[Stored data entries]

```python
class TailConvFn(torch.autograd.Function):

    @staticmethod
    def forward(ctx, x, w, b, res, post_add, ps_r):
        _need_gpu(x)
        n, h, wd, cinp = x.shape
        cout, cin, k, _ = w.shape
        r = ps_r if ps_r > 1 else 1
        pk = pack_conv(w, b, x.dtype)
        out = torch.empty((n, cout // (r * r), h * r, wd * r), dtype=torch.float32, device=x.device)
        resc = None if res is None else _f32c(res)
        conv_raw(x, pk, N=n, H=h, W=wd, Cin=cinp, Cout=cout, out=out, out_mode=L.OUT_PLANAR, ps_r=ps_r,
                 res=resc, post_add=post_add)
        ctx.save_for_backward(x, w)
        ctx.cfg = (ps_r, b is not None, res is not None)
        ctx.wb = (w, b)
        ctx.pg = _tok()
        return out

    @staticmethod
    def backward(ctx, g):
        x, w = ctx.saved_tensors
        ps_r, has_b, has_res = ctx.cfg
        n, h, wd, cinp = x.shape
        cout, cin, k, _ = w.shape
        dy = to_nhwc(g, x.dtype, ps_r=ps_r)
        gx = gw = gb = None
        if ctx.needs_input_grad[0]:
            pkd = pack_conv(w, None, x.dtype, dgrad=True, token=ctx.pg)
            gx = torch.empty_like(x)
            conv_raw(dy, pkd, N=n, H=h, W=wd, Cin=dy.shape[3], Cout=cinp, out=gx, use_bias=False)
        if ctx.needs_input_grad[1] or ctx.needs_input_grad[2]:
            gw, gb = wgrad(x, dy, wparam=ctx.wb[0], bparam=ctx.wb[1], N=n, H=h, W=wd, Cin=cinp, Cout=dy.shape[3], k=k,
                           w_shape=tuple(w.shape), want_bias=has_b)
            gw = gw if ctx.needs_input_grad[1] else None
        return gx, gw, gb, (g if has_res else None), None, None


def tail_conv(x, w, b, *, res=None, post_add=None, ps_r=0):
    return TailConvFn.apply(x, w, b, res, post_add, int(ps_r))


class SkipConvFn(torch.autograd.Function):

    @staticmethod
    def forward(ctx, x, w, b, sub, ps_r, dtype):
        _need_gpu(x)
# ... 930 lines not shown
```

### sr-pytorch-lightning_amd/csrc/conv_wgrad.hip

```cpp
#include <stdlib.h>
#include <mutex>
#include "srk_common.h"

namespace {

template <int DT, int KS> struct WgCfg {
  typedef DTraits<DT> Tr;
  static constexpr int CH = Tr::CH;
  static constexpr int ESZ = 16 / CH;
  static constexpr int CBLK = 128 / ESZ;
  static constexpr int RB = CBLK / 32;
  static constexpr int PAIRS = RB * RB;
  static constexpr int KGROUPS = 4 / PAIRS;
  static constexpr int NT = 256;
  static constexpr int NTAPS = KS * KS;
  static constexpr int PAD = KS / 2;
  static constexpr int TIN = 16 + KS - 1;
  static constexpr int PITCH = (TIN + 1) & ~1;
  static constexpr int XS_BYTES = TIN * PITCH * 128;
  static constexpr int DYS_BYTES = 256 * 128;
  static constexpr int LDS_BYTES = XS_BYTES + DYS_BYTES;
  static constexpr int XPIECES = TIN * TIN * 8;
  static constexpr int DYPIECES = 256 * 8;
};
// ... 308 lines not shown
      for (int t = 0; t < 9; ++t) {
        const int kh = t / KS, kw = t - kh * KS;
        acc[t] = Tr::mma(xf[(y + kh) & 3][kw], bf, acc[t]);
        if (t == 1 && 2 * y < NPK && more) dma_x_piece(nxt, 2 * y);
        if (t == 4 && 2 * y + 1 < NPK && more) dma_x_piece(nxt, 2 * y + 1);
        if (t == 7 && y < NDK && more) dma_d_piece(nxt, y);
      }
      bf = bfn;
      __builtin_amdgcn_sched_barrier(0);
    }
  }

  {
    const int co = cob * 64 + cbk * 32 + (lane & 31);
    const int hq = lane >> 5;
    const size_t slab_elems = (size_t)9 * a.Cin * a.Cout;
    const __amdgpu_buffer_rsrc_t srs =
        __builtin_amdgcn_make_buffer_rsrc(a.dwp + (size_t)slot * slab_elems, 0, (unsigned)(slab_elems * 4), 0x00020000);
    const int ci0 = cib * 64 + rb * 32 + 4 * hq;
#pragma unroll
    for (int t = 0; t < 9; ++t) {
#pragma unroll
      for (int e = 0; e < 16; ++e) {
        const int ci = ci0 + (e & 3) + 8 * (e >> 2);
        const unsigned voff = (ci < a.Cin && co < a.Cout) ? (unsigned)(((t * a.Cin + ci) * a.Cout + co) * 4) : 0x80000000u;
        __builtin_amdgcn_raw_buffer_store_b32(__float_as_uint(acc[t][e]), srs, voff, 0, 0);
      }
    }
  }
  if (do_bias) {
    float* const bred = reinterpret_cast<float*>(smem);
    __syncthreads();
#pragma unroll
    for (int e = 0; e < 8; ++e) bred[tid * 8 + e] = bsum8[e];
    __syncthreads();
    if (tid < 64) {
      const int ch = tid >> 3, e = tid & 7;
      float t = 0.f;
      for (int p0 = 0; p0 < 32; ++p0) t += bred[((p0 << 3) + (ch ^ swz(p0 & 15))) * 8 + e];
      const int c = cob * 64 + tid;
      if (c < a.Cout) a.dbp[(size_t)slot * a.Cout + c] = t;
    }
  }
}
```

Assignment: All of the lines above that carry the string "bred" need to be found and copied.

Output of the task:
    float* const bred = reinterpret_cast<float*>(smem);
    for (int e = 0; e < 8; ++e) bred[tid * 8 + e] = bsum8[e];
      for (int p0 = 0; p0 < 32; ++p0) t += bred[((p0 << 3) + (ch ^ swz(p0 & 15))) * 8 + e];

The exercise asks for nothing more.